▶ _The problem_
Output exactly the line containing "void __launch_bounds__(NT, 4)" and each line after it through the last line of the records, and nothing else.

Stored data:
@@ -281,20 +283,20 @@
       }
       m &= ~comp;
       const int sz = RB_POPC(comp), s2 = sz * sz;
-      zs[zc++] = sz;
+      zc++;
       const double is = T.invsq[sz];
       a.Nz++; a.Sg += g; a.Sg2 += g2; a.Ss2 += s2; a.X4 += g2 * s2;
       a.A += ig; a.Sinv += is; a.X1 += ig * is; a.X2 += g2 * is; a.X3 += s2 * ig;
       if (sz <= 12) a.h0 += 1ull << (5 * (sz - 1));
       else if (sz <= 24) a.h1 += 1ull << (5 * (sz - 13));
       else a.h2 += 1ull << (5 * (sz - 25));
+      if (sz <= 13) {
+        const int sh = 4 * (sz - 1);
+        a.lg += T.zlg[(int)(lh >> sh) & 15];
+        lh += 1ull << sh;
+      }
     }
     a.gln += zc * zc;
-    for (int k = 0; k < zc; k++) {
-      int c = 0;
-      for (int l = 0; l < zc; l++) c += zs[l] == zs[k];
-      a.lg += T.log2t[c];
-    }
   }
   int szn = 0;
 #pragma unroll
@@ -304,16 +306,23 @@
   }
 #pragma unroll
   for (int k = 0; k < 3; k++) { const int c2 = (int)(a.h2 >> (5 * k)) & 31; szn += c2 * c2; }
-  const int Np = RB_POPC(M), Nz = a.Nz;
-  const double inv = 1.0 / Nz, inv2 = inv * inv;
+  const int Np = FULL ? 27 : RB_POPC(M), Nz = a.Nz;
+  const double inv = T.rcp[Nz], inv2 = inv * inv;
   out[S_GLN] = a.gln * inv; out[S_GLNN] = a.gln * inv2;
   out[S_GLV] = (double)(Nz * a.Sg2 - a.Sg * a.Sg) * inv2;
   out[S_HGLE] = a.Sg2 * inv; out[S_LargeE] = a.Ss2 * inv; out[S_LargeHGLE] = a.X4 * inv; out[S_LargeLGLE] = a.X3 * inv;
   out[S_LGLE] = a.A * inv; out[S_SizeNU] = szn * inv; out[S_SizeNUN] = szn * inv2; out[S_SmallE] = a.Sinv * inv;
   out[S_SmallHGLE] = a.X2 * inv; out[S_SmallLGLE] = a.X1 * inv;
   out[S_Entropy] = T.log2t[Nz] - a.lg * inv;
-  out[S_Percentage] = (double)Nz / Np;
+  out[S_Percentage] = Nz * T.rcp[Np];
   out[S_SizeVar] = (double)(Nz * a.Ss2 - Np * Np) * inv2;
 }
 
-}
+RB_HD void glszm_fast_voxel(const int* wl, const SmallFastTables& T, double* out) {
+  uint32_t cls[13];
+  uint8_t g[13];
+  if (window27_full(wl)) glszm_fast_body<true>(wl, T, out, cls, g, 1);
+  else glszm_fast_body<false>(wl, T, out, cls, g, 1);
+}
+
+}
diff --git a/pyradiomics_b200/csrc/voxel_fast.cu b/pyradiomics_b200/csrc/voxel_fast.cu
--- a/pyradiomics_b200/csrc/voxel_fast.cu
+++ b/pyradiomics_b200/csrc/voxel_fast.cu
@@ -1,5 +1,6 @@
 #include <map>
 #include <mutex>
+#include <type_traits>
 
 #include "common.cuh"
 #define RB_GLCM_BLOCK_SYNC 1
@@ -86,29 +87,58 @@
   return RB_OK;
 }
 
-__global__ void __launch_bounds__(128)
-glrlm_fast_kernel(const uint8_t* __restrict__ lev, const uint8_t* __restrict__ centers,
-                  const __grid_constant__ VoxParams P, const GlrlmFastTables* __restrict__ Tg,
-                  double* __restrict__ out, long long fstride, int z0, int z1, int out_z0) {
-  __shared__ GlrlmFastTables T;
-  copy_tables_to_shared(T, Tg);
+constexpr int RLSZ_NT = 128;
+template <int CLS> using RlszTables = std::conditional_t<CLS == C_GLRLM, GlrlmFastTables, SmallFastTables>;
+
+template <int CLS, int NT>
+__global__ void __launch_bounds__(NT, 4)
+glrlm_glszm_fast_kernel(const uint8_t* __restrict__ lev, const uint8_t* __restrict__ centers,
+                        const __grid_constant__ VoxParams P, const RlszTables<CLS>* __restrict__ Tg,
+                        double* __restrict__ out, long long fstride, int z0, int z1, int out_z0) {
+  constexpr int NF = CLS == C_GLRLM ? GLRLM_NF : GLSZM_NF;
+  __shared__ RlszTables<CLS> T;
+  __shared__ uint32_t cl_mask[13 * NT];
+  __shared__ uint8_t cl_level[13 * NT];
+  __shared__ long long defer[2 * NT];
+  __shared__ unsigned ndefer;
+  copy_tables_to_shared<NT>(T, Tg);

▶ _Written answer_
+__global__ void __launch_bounds__(NT, 4)
+glrlm_glszm_fast_kernel(const uint8_t* __restrict__ lev, const uint8_t* __restrict__ centers,
+                        const __grid_constant__ VoxParams P, const RlszTables<CLS>* __restrict__ Tg,
+                        double* __restrict__ out, long long fstride, int z0, int z1, int out_z0) {
+  constexpr int NF = CLS == C_GLRLM ? GLRLM_NF : GLSZM_NF;
+  __shared__ RlszTables<CLS> T;
+  __shared__ uint32_t cl_mask[13 * NT];
+  __shared__ uint8_t cl_level[13 * NT];
+  __shared__ long long defer[2 * NT];
+  __shared__ unsigned ndefer;
+  copy_tables_to_shared<NT>(T, Tg);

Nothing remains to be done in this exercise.